Description of the task>
Which of the lines in the data below contain the string "overlong"? Copy each of them.

.....

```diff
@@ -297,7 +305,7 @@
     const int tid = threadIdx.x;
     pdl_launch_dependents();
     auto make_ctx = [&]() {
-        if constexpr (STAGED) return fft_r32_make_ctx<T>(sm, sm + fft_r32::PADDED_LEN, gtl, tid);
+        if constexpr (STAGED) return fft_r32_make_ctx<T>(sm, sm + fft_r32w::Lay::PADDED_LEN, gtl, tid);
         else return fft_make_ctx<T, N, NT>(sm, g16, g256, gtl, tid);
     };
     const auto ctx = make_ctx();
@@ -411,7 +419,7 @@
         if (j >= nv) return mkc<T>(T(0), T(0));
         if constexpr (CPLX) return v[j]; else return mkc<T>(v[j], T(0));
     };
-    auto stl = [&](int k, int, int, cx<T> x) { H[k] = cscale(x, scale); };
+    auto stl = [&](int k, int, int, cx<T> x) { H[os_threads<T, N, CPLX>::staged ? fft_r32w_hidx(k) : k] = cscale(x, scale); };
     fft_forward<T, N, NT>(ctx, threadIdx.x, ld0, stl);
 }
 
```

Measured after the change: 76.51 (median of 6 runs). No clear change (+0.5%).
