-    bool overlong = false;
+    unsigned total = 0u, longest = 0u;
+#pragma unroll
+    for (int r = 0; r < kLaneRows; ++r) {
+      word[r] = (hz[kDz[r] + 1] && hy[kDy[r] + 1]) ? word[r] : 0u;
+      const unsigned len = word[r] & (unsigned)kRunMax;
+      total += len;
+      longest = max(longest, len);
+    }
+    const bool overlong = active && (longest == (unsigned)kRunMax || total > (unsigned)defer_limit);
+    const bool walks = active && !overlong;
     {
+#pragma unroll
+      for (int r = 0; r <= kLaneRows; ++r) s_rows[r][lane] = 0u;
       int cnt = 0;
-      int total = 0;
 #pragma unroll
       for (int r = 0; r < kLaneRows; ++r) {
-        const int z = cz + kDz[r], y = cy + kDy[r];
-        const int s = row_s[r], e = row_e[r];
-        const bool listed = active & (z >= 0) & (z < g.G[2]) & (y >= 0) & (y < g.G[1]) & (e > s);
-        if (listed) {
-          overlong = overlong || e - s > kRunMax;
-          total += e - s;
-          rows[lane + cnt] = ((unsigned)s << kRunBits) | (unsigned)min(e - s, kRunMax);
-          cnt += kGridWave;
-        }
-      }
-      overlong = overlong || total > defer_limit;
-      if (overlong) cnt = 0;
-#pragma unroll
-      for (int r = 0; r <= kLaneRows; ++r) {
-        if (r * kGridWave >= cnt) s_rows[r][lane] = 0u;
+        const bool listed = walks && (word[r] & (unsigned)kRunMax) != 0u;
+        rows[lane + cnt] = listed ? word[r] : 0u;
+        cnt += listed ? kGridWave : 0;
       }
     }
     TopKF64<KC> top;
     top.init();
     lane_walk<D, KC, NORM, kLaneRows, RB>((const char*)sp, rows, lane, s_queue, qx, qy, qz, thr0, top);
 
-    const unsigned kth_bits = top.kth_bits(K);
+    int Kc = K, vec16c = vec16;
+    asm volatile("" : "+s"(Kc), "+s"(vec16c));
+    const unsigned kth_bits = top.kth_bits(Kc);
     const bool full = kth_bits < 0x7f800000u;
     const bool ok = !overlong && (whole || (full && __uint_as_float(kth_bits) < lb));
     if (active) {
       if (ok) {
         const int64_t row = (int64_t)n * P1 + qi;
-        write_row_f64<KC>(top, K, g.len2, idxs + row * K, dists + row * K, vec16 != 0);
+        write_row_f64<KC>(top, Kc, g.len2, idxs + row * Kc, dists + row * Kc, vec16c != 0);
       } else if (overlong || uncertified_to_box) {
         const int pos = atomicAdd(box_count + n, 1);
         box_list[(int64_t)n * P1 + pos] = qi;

.....

Answer section>
-    bool overlong = false;
+    const bool overlong = active && (longest == (unsigned)kRunMax || total > (unsigned)defer_limit);
+    const bool walks = active && !overlong;
-          overlong = overlong || e - s > kRunMax;
-      overlong = overlong || total > defer_limit;
-      if (overlong) cnt = 0;
     const bool ok = !overlong && (whole || (full && __uint_as_float(kth_bits) < lb));
       } else if (overlong || uncertified_to_box) {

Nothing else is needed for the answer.